# Training/excersize schedual to get rid of hay belly



## iridehorses (Oct 22, 2007)

Sonny, the only way I know is to ride. A lot of trotting and transitions. You may need to go back to a saddle again for a while unless you can sit his trot without one. 

I don't think there is a short cut - just work. You may need to cut back some on his feed or hay. It's really like a human diet - proper quantities of feed and the proper exercise. Walking is OK but you need to really build up a sweat.


----------



## QuarterPony (Aug 3, 2008)

I'm all with iridehorses, but I have to add one thing -- and many people can do this in winter, too:

Lunging, lunging, LUNGING! The lunge line should become your and his best friend for awhile -- trotting, trotting, trotting! 

Really make him work; build up a sweat. Feed a little less if you like. After awhile, his belly should start getting smaller... and smaller... and *smaller*



Otherwise, I believe iridehorses summed it up!


----------



## prbygenny (Aug 2, 2008)

Quarter Pony where in MN are you from? And were you at Anna's open house Satr. night?


----------



## SonnyWimps (Feb 22, 2008)

I can definately sit his trot with no problems. I ride bareback now mainly because now my balance is better bareback than in a saddle. Sad, huh?

It's really impossibly to cut down his food due to he's in the field with all the other horses and gets unlimited food. Not just hay, but grass also. He's off grain which is going to help, but I don't want to seperate him from the herd. He'd really hate me....he used to hate me for even seperating him for an hour while I even groomed him or rode him. We've gotten over that problem, but the only way to reduce his food intake is to move him. 
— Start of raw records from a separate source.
template <int G, int NH, bool RC>
__global__ __launch_bounds__(1024) void spmm_window6_kernel(
    int rows, int cols, int npanels, const int *__restrict__ rowptr, const int *__restrict__ colidx,
    const double *__restrict__ val, const double *__restrict__ Bt, int64_t ldbt, int n, double alpha, double beta,
    double *__restrict__ C, int64_t ldc, const int *__restrict__ tail, const int2 *__restrict__ info,
    const int *__restrict__ cls, int panel_rows, int nnz)
{
    constexpr int RW = 4 * G, RMAX = 16 * RW;
    static_assert(G == 2 || G == 3, "two or three groups per wave (the counted vmcnt waits are 4 G)");
    static_assert(NH == 1 || NH == 2, "one or two 64-column halves per workgroup");
    static_assert(64 * (RMAX + 1) <= 2 * W2_TILE, "C tile must fit in the (dead) B tile buffers");
    extern __shared__ __attribute__((aligned(16))) double smem[];
    double *zero_row = smem + 2 * W2_TILE;
    int *sm_i = reinterpret_cast<int *>(smem + 2 * W2_TILE + 64);

    const int panel = xcd_contiguous_panel(blockIdx.x, npanels);
    if (!owns_window(tail, cls, panel)) return;
    const int2 span = info[panel];

    const int tid = threadIdx.x;
    const int lane = tid & 63;
    const int wave = wave_uniform(tid >> 6);
    const int row0 = panel * panel_rows;
    const int col0 = blockIdx.y * (64 * NH);
    const unsigned ld32 = (unsigned)ldbt;
    const int t_lo = span.x / W2_ROWS, t_hi = span.y / W2_ROWS;
    const bool loader = wave >= 12;
    const bool active = !loader && wave * RW < panel_rows;

    if (tid < 64) zero_row[tid] = 0.0;
    if (tid == 0) sm_i[0] = 0;

    double acc[NH][G][4];
#pragma unroll
    for (int h = 0; h < NH; ++h)
#pragma unroll
        for (int g = 0; g < G; ++g)
#pragma unroll
            for (int j = 0; j < 4; ++j) acc[h][g][j] = 0.0;

    const unsigned ldb8 = ld32 * 8u;
    const unsigned piece_off = (unsigned)(col0 + ((lane & 31) << 1)) * 8u;
    const unsigned pair_off = (unsigned)(lane >> 5) * ldb8 + piece_off;
    const char *bt_bytes = reinterpret_cast<const char *>(Bt);
    int dummy = 0;
    auto dma_part = [&](int t, int h, int buf) {
        const int lw = wave - 12;
        const int r0 = t * W2_ROWS + lw * W2_LROWS;
        const unsigned lds0 = (unsigned)wave_uniform((int)((unsigned)(uintptr_t)(smem + buf * W2_TILE) + (unsigned)lw * (unsigned)(W2_LROWS * 512)));
        const unsigned hoff = (unsigned)h * 512u;
        if (r0 + W2_LROWS - 1 <= cols) {
            const char *p = bt_bytes + (size_t)((unsigned)r0 * ldb8) + hoff;
#pragma unroll
            for (int i = 0; i < W2_LROWS / 2; ++i) dma_rows_scalar(lds0 + i * 1024u, pair_off, p + (size_t)(2u * i) * ldb8);
        } else {
#pragma unroll
            for (int i = 0; i < W2_LROWS / 2; ++i) {
                const unsigned brow = (unsigned)min(r0 + 2 * i + (lane >> 5), cols);
                dma_rows_vector(lds0 + i * 1024u, bt_bytes + (size_t)(brow * ldb8 + piece_off + hoff));
            }
        }
    };

    if (loader) dma_part(t_lo, 0, 0);

    const int k = lane & 15, q = lane >> 4;
    const int wrow = min(row0 + wave * RW, rows);
    const int wstart = wave_uniform(rowptr[wrow]);
    const sblas_rsrc_t rc = make_rsrc(colidx + wstart, 4u, (unsigned)(nnz - wstart));
    const sblas_rsrc_t rv = make_rsrc(val + wstart, 8u, (unsigned)(nnz - wstart));
    int cur[G], end[G];
#pragma unroll
    for (int g = 0; g < G; ++g) {
        const int rr = wave * RW + 4 * g + q;
        const int row = row0 + rr;
        cur[g] = end[g] = 0;
        if (rr < panel_rows && row < rows) {
            cur[g] = rowptr[row] - wstart;
            end[g] = rowptr[row + 1] - wstart;
        }
    }
    unsigned long long viol = 0ull;
    int wca[G], wcb[G];
    double wva[G], wvb[G];
    unsigned s_coA[G], s_coB[G];
    double s_gvA[G], s_gvB[G];
    int s_take[G], s_mx[G];
    bool replay[G];
#pragma unroll
    for (int g = 0; g < G; ++g) {
        s_coA[g] = s_coB[g] = 0u;
        s_gvA[g] = s_gvB[g] = 0.0;
        s_take[g] = s_mx[g] = 0;
        replay[g] = false;
    }
#pragma unroll
    for (int g = 0; g < G; ++g) window_issue6(rc, rv, cur[g] + k, wca[g], wva[g], wcb[g], wvb[g]);
    asm volatile("s_waitcnt vmcnt(0)" ::: "memory");
    __syncthreads();
    int step = 0;
    for (int t = t_lo; t <= t_hi; ++t) {
        const int tile_lo = t * W2_ROWS;
        auto half = [&](auto hc) {
            constexpr int h = decltype(hc)::value;
            const int cbuf = step & 1;
            if (loader) {
                if (h + 1 < NH) dma_part(t, h + 1, cbuf ^ 1);
                else if (t < t_hi) dma_part(t + 1, 0, cbuf ^ 1);
            }
            const unsigned tile_base = (unsigned)(uintptr_t)(smem + cbuf * W2_TILE);
            const unsigned lb = tile_base + (unsigned)k * 16u;
            const unsigned zero_rel = (unsigned)(uintptr_t)zero_row - tile_base;
            auto visit = [&](auto gc) {
                constexpr int g = decltype(gc)::value;
                if (h == 0) window_wait6<NH == 1 ? 4 * (G - 1) : 4 * (G - 1 - g)>(wca[g], wva[g], wcb[g], wvb[g]);
                else if (replay[g]) window_wait6<0>(wca[g], wva[g], wcb[g], wvb[g]);
                double &q0 = acc[h][g][0], &q1 = acc[h][g][1], &q2 = acc[h][g][2], &q3 = acc[h][g][3];
                int lc = cur[g];
                bool full = h == 0 || replay[g];
                for (;;) {
                    unsigned coA, coB;
                    double gvA, gvB;
                    int take, mx;
                    if (full) {
                        const int rem = end[g] - lc;
                        unsigned long long mA, mB;
                        window_select6(wca[g], wva[g], tile_lo, rem, k, zero_rel, coA, gvA, mA);
                        window_select6(wcb[g], wvb[g], tile_lo, rem - 16, k, zero_rel, coB, gvB, mB);
                        const unsigned fa = q < 2 ? (unsigned)mA : (unsigned)(mA >> 32);
                        const unsigned fb = q < 2 ? (unsigned)mB : (unsigned)(mB >> 32);
                        const int sh = (q & 1) * 16;
                        take = __popc((fa >> sh) & 0xffffu) + __popc((fb >> sh) & 0xffffu);
                        viol |= mA ^ __builtin_amdgcn_ballot_w64(k < take);
                        viol |= mB ^ __builtin_amdgcn_ballot_w64(k + 16 < take);
                        mx = max(max(__builtin_amdgcn_readlane(take, 0), __builtin_amdgcn_readlane(take, 16)),
                                 max(__builtin_amdgcn_readlane(take, 32), __builtin_amdgcn_readlane(take, 48)));
                        if (NH > 1 && h == 0) {
                            s_coA[g] = coA, s_coB[g] = coB, s_gvA[g] = gvA, s_gvB[g] = gvB, s_take[g] = take, s_mx[g] = mx;
                        }
                    } else {
                        coA = s_coA[g], coB = s_coB[g], gvA = s_gvA[g], gvB = s_gvB[g], take = s_take[g], mx = s_mx[g];
                    }
                    asm volatile("s_setprio 1" ::: "memory");
                    {
                        const unsigned co = coA;
                        const double gv = gvA;
                        if (mx > 0) { SBLAS_QSTEP4(0, 1, 2, 3); }
                        if (mx > 4) { SBLAS_QSTEP4(4, 5, 6, 7); }
                        if (mx > 8) { SBLAS_QSTEP4(8, 9, 10, 11); }
                        if (mx > 12) { SBLAS_QSTEP4(12, 13, 14, 15); }
                    }
                    if (mx > 16) {
                        const unsigned co = coB;
                        const double gv = gvB;
                        SBLAS_QSTEP4(0, 1, 2, 3);
                        if (mx > 20) { SBLAS_QSTEP4(4, 5, 6, 7); }
                        if (mx > 24) { SBLAS_QSTEP4(8, 9, 10, 11); }
                        if (mx > 28) { SBLAS_QSTEP4(12, 13, 14, 15); }
                    }
                    asm volatile("s_setprio 0" ::: "memory");
                    lc += take;
                    const bool more = take >= 32 && lc < end[g];
                    if (__builtin_expect(__builtin_amdgcn_ballot_w64(more) == 0ull, 1)) break;
                    if (NH > 1 && h == 0) replay[g] = true;
                    window_issue6(rc, rv, lc + k, wca[g], wva[g], wcb[g], wvb[g]);
                    window_wait6<0>(wca[g], wva[g], wcb[g], wvb[g]);
                    full = true;
                }
                if (h == NH - 1) {
                    cur[g] = lc;
                    if (NH > 1) replay[g] = false;
                    window_issue6(rc, rv, cur[g] + k, wca[g], wva[g], wcb[g], wvb[g]);
                } else if (replay[g]) {
                    window_issue6(rc, rv, cur[g] + k, wca[g], wva[g], wcb[g], wvb[g]);
                }
            };
            if (active) {
                visit(std::integral_constant<int, 0>{});
                visit(std::integral_constant<int, 1>{});
                if constexpr (G > 2) visit(std::integral_constant<int, 2>{});
            }
            if (loader) asm volatile("s_waitcnt vmcnt(0)" : "+v"(dummy)::"memory");
            __syncthreads();
            ++step;
        };
        half(std::integral_constant<int, 0>{});
        if constexpr (NH > 1) half(std::integral_constant<int, 1>{});
    }
#pragma unroll
    for (int g = 0; g < G; ++g) window_wait6<0>(wca[g], wva[g], wcb[g], wvb[g]);
    int bad = viol != 0ull ? 1 : 0;
#pragma unroll
    for (int g = 0; g < G; ++g)
        if (__builtin_amdgcn_ballot_w64(cur[g] < end[g]) != 0ull) bad = 1;
    if (bad && lane == 0) atomicOr(&sm_i[0], 1);
    __syncthreads();
    const bool fell_back = sm_i[0] != 0;
    if (tid == 0 && blockIdx.y == 0) atomicAdd(&g_panel_stats[fell_back ? 2 : 0], 1ull);

    double *ctile = smem;
    const int nrows = min(panel_rows, rows - row0);
#pragma unroll
    for (int h = 0; h < NH; ++h) {
        const int colh = col0 + 64 * h;
        if (fell_back) {
            const unsigned lane_off = (unsigned)(colh + lane);
#pragma unroll
            for (int g = 0; g < G; ++g)
#pragma unroll
                for (int j = 0; j < 4; ++j) {
                    const int rr = wave * RW + 4 * g + j;
                    const int row = row0 + rr;
                    int a = 0, b = 0;
                    if (rr < panel_rows && row < rows) {
                        a = wave_uniform(rowptr[row]);
                        b = wave_uniform(rowptr[row + 1]);
                    }
                    acc[h][g][j] = row_direct(colidx, val, Bt, ld32, lane_off, lane, a, b);
                }
        }
        if (h > 0) __syncthreads();
#pragma unroll
        for (int g = 0; g < G; ++g) {
            if (fell_back) {
#pragma unroll
                for (int j = 0; j < 4; ++j) ctile[lane * (RMAX + 1) + wave * RW + 4 * g + j] = acc[h][g][j];
            } else {
                const int rr = wave * RW + 4 * g + q;
                ctile[(2 * k) * (RMAX + 1) + rr] = acc[h][g][0];
                ctile[(2 * k + 1) * (RMAX + 1) + rr] = acc[h][g][1];
                ctile[(32 + 2 * k) * (RMAX + 1) + rr] = acc[h][g][2];
                ctile[(33 + 2 * k) * (RMAX + 1) + rr] = acc[h][g][3];
            }
        }
        __syncthreads();
        const int ncols = min(64, n - colh);
        if constexpr (RC)
            store_rows_c<64>(C, ldc, row0, colh, panel_rows, nrows, ncols, 1024, alpha, beta,
                             [&](int r, int j) { return ctile[j * (RMAX + 1) + r]; }, [](int) { return true; });
        else
        for (int idx = tid; idx < 64 * panel_rows; idx += 1024) {
            const int r = idx % panel_rows, j = idx / panel_rows;
            if (r < nrows && j < ncols) {
                double *dst = C + (int64_t)(colh + j) * ldc + (row0 + r);
                const double sres = alpha * ctile[j * (RMAX + 1) + r];
                *dst = (beta == 0.0) ? sres : fma(beta, *dst, sres);
            }
        }
    }
}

I didn't think there was any shortcuts, and heavens I knew it wouldn't particually be a short path, but just something simple that I can remember, that won't bore my horse (he gets really bored easily, then he starts fightening with me), won't make him associate me with "work" (so something that will keep him entertained), and just something enjoyable for me lol.
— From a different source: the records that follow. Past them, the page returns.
int res_resolve_kernel(QsEnv *e)
{
    QsChain *c = e->chain;
    if (!c->v_split) { c->res_fits = false; return QS_OK; }
    if (c->res_kernel.object && c->v_integ == c->rv_integ && c->v_params == c->rv_params && c->v_rmode == c->rv_rmode && c->v_prep == c->rv_prep)
        return QS_OK;
    char sym[200];
    snprintf(sym, sizeof sym, "_ZN12_GLOBAL__N_114k_env_residentILi%dELb%dELi%dELi%dEEEvNS_8StepArgsENS_7ResArgsE.kd", c->v_integ,
             c->v_params, c->v_rmode, c->v_prep);
    hsa_executable_symbol_t ks;
    QsKernel k;
    HSA_TRY(hsa_executable_get_symbol_by_name(c->exe, sym, &c->gpu, &ks));
    HSA_TRY(hsa_executable_symbol_get_info(ks, HSA_EXECUTABLE_SYMBOL_INFO_KERNEL_OBJECT, &k.object));
    HSA_TRY(hsa_executable_symbol_get_info(ks, HSA_EXECUTABLE_SYMBOL_INFO_KERNEL_KERNARG_SEGMENT_SIZE, &k.kernarg_size));
    HSA_TRY(hsa_executable_symbol_get_info(ks, HSA_EXECUTABLE_SYMBOL_INFO_KERNEL_GROUP_SEGMENT_SIZE, &k.group_size));
    HSA_TRY(hsa_executable_symbol_get_info(ks, HSA_EXECUTABLE_SYMBOL_INFO_KERNEL_PRIVATE_SEGMENT_SIZE, &k.private_size));
    if (k.kernarg_size > kResKernargBytes) return fail(QS_ERR_HIP, "queue mode: kernel argument block of %s is %u B", sym, k.kernarg_size);
    const int waves = split_waves(c->v_rmode, c->v_prep);
    k.block = (unsigned)(waves * kTile);
    c->res_kernel = k;
    c->rv_integ = c->v_integ; c->rv_params = c->v_params; c->rv_rmode = c->v_rmode; c->rv_prep = c->v_prep;
    c->res_fits = k.private_size == 0 && e->tiles * waves <= c->res_wave_cap;
    return QS_OK;
}

bool res_running(const QsChainLane &L) { return L.res_launched && hsa_signal_load_relaxed(L.res_done) != 0; }

int res_launch(QsEnv *e, QsChainLane &L, uint64_t seq0, uint64_t stop_seq)
{
    QsChain *c = e->chain;
    const size_t q = (size_t)(&L - c->lanes.data());
    StepArgs A = make_args(e);
    A.tile0 = L.tile0; A.tile_end = L.tile_end;
    A.T = 1;
    ResArgs R{};
    R.ring = c->ring;
    R.rseq = c->d_rseq;
    R.wcnt = c->d_rcnt + q * 32;
    R.fin = R.wcnt + kResWinSlots;
    R.h_prog = c->d_hres + q * 8;
    R.h_fin = R.h_prog + 1;
    R.seq0 = seq0;
    R.base = c->res_seq0;
    R.stop_seq = stop_seq;
    R.slots_mask = c->ring_slots - 1;
    R.idle_ticks = c->res_idle_ticks;
    R.lane_tiles = (unsigned)(L.tile_end - L.tile0);
    const size_t roff = (sizeof(StepArgs) + alignof(ResArgs) - 1) / alignof(ResArgs) * alignof(ResArgs);
    memcpy(L.res_kernarg, &A, sizeof A);
    memcpy(L.res_kernarg + roff, &R, sizeof R);
    __builtin_ia32_sfence();
    (void)*(volatile uint32_t *)(L.res_kernarg + roff + sizeof R - sizeof(uint32_t));
    hsa_signal_store_relaxed(L.res_done, 1);
    chain_write_packet(c, L, PKT_RESIDENT, L.res_kernarg, (unsigned)((L.tile_end - L.tile0) * c->res_kernel.block),
                       HSA_FENCE_SCOPE_SYSTEM, HSA_FENCE_SCOPE_SYSTEM, L.res_done);
    L.res_launched = true;
    ++c->res_dispatches;
    return QS_OK;
}

void res_refresh(QsChain *c)
{
    uint64_t m = UINT64_MAX;
    for (size_t q = 0; q < c->lanes.size(); ++q) {
        QsChainLane &L = c->lanes[q];
        L.res_prog = std::max<uint64_t>(L.res_prog, c->h_res[q * 8]);
        m = std::min<uint64_t>(m, L.res_prog);
    }
    c->res_retired = std::max<uint64_t>(c->res_retired, m);
}

int res_write(QsEnv *e, uint64_t s, int cmd, const StepArgs *A)
{
    QsChain *c = e->chain;
    if (c->res_retired + c->ring_slots <= s) {
        const double t_end = res_now() + kResTimeoutS;
        for (;;) {
            res_refresh(c);
            if (c->res_retired + c->ring_slots > s) break;
            for (QsChainLane &L : c->lanes)
                if (L.res_launched && !res_running(L)) { int r = res_launch(e, L, 0, UINT64_MAX); if (r) return r; }
            if (res_now() > t_end)
                return fail(QS_ERR_HIP, "queue mode: the resident step kernel consumed no descriptor for %.0f s (descriptor %llu, all "
                            "consumed below %llu, first lane's progress %llu, %llu dispatches)", kResTimeoutS, (unsigned long long)s,
                            (unsigned long long)c->res_retired, (unsigned long long)c->h_res[0], (unsigned long long)c->res_dispatches);
            __builtin_ia32_pause();
        }
    }
    const unsigned long long p[7] = {
        A ? (unsigned long long)A->actions : 0, A ? (unsigned long long)A->obs : 0, A ? (unsigned long long)A->reward : 0,
        A ? (unsigned long long)A->done : 0, A ? (unsigned long long)A->flags : 0, A ? (unsigned long long)A->term_obs : 0,
        A ? (unsigned long long)A->term_state : 0};
    for (int i = 0; i < 7; ++i)
        if (p[i] & ~kResPtrMask) return fail(QS_ERR_INVALID, "queue mode: a buffer address above 2^48");
    const unsigned long long tag = (unsigned long long)(s & 0xffff) << 48;
    volatile unsigned long long *w = c->ring + (s & (c->ring_slots - 1)) * kResWords;
    for (int i = 0; i < 7; ++i) w[i] = p[i] | tag;
    w[7] = ((unsigned long long)cmd << 32) | (unsigned long long)(uint32_t)(s >> 16) | tag;
    __builtin_ia32_sfence();
    return QS_OK;
}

QuarterPony, I'm anti-lunging. I feel that it just works the horse up more and gets them crazy. Also there are so many things that I'm working on with Sonny that I believe lunging would ruin the progress that I already have with him and future progress.


----------



## SonnyWimps (Feb 22, 2008)

sorry for the double post, but was going to post a picture of him  
From the fair from last month, but he had his hay belly then also hehe


----------



## jeddah31 (Jun 11, 2008)

Just lots of work. 

Transitions, lots of transitions!
Legyeilding, especically in and out of a circle.
If you have any hills available hills are great


----------



## SonnyWimps (Feb 22, 2008)

there are slight hills but not big ones....mainly just small 3 feet ones.
Transitions up, down, or both?


----------



## jeddah31 (Jun 11, 2008)

SonnyWimps said:


> there are slight hills but not big ones....mainly just small 3 feet ones.
> Transitions up, down, or both?


transitions up and down..

make saure he's responsive to your aids and really get him moving off your leg, then ask him to make a downwards transition with your seat and weight. It'll engage his hindquarters and get him thinking as well as it being good exercise. 
Do you know what the beep test is? It's kinda like that in horse terms


----------



## luvs2ride1979 (Nov 9, 2007)

I agree, transitions, trot work over poles and up hills, canter work in a lowered frame (but still moving out from behind), and some belly lifts! 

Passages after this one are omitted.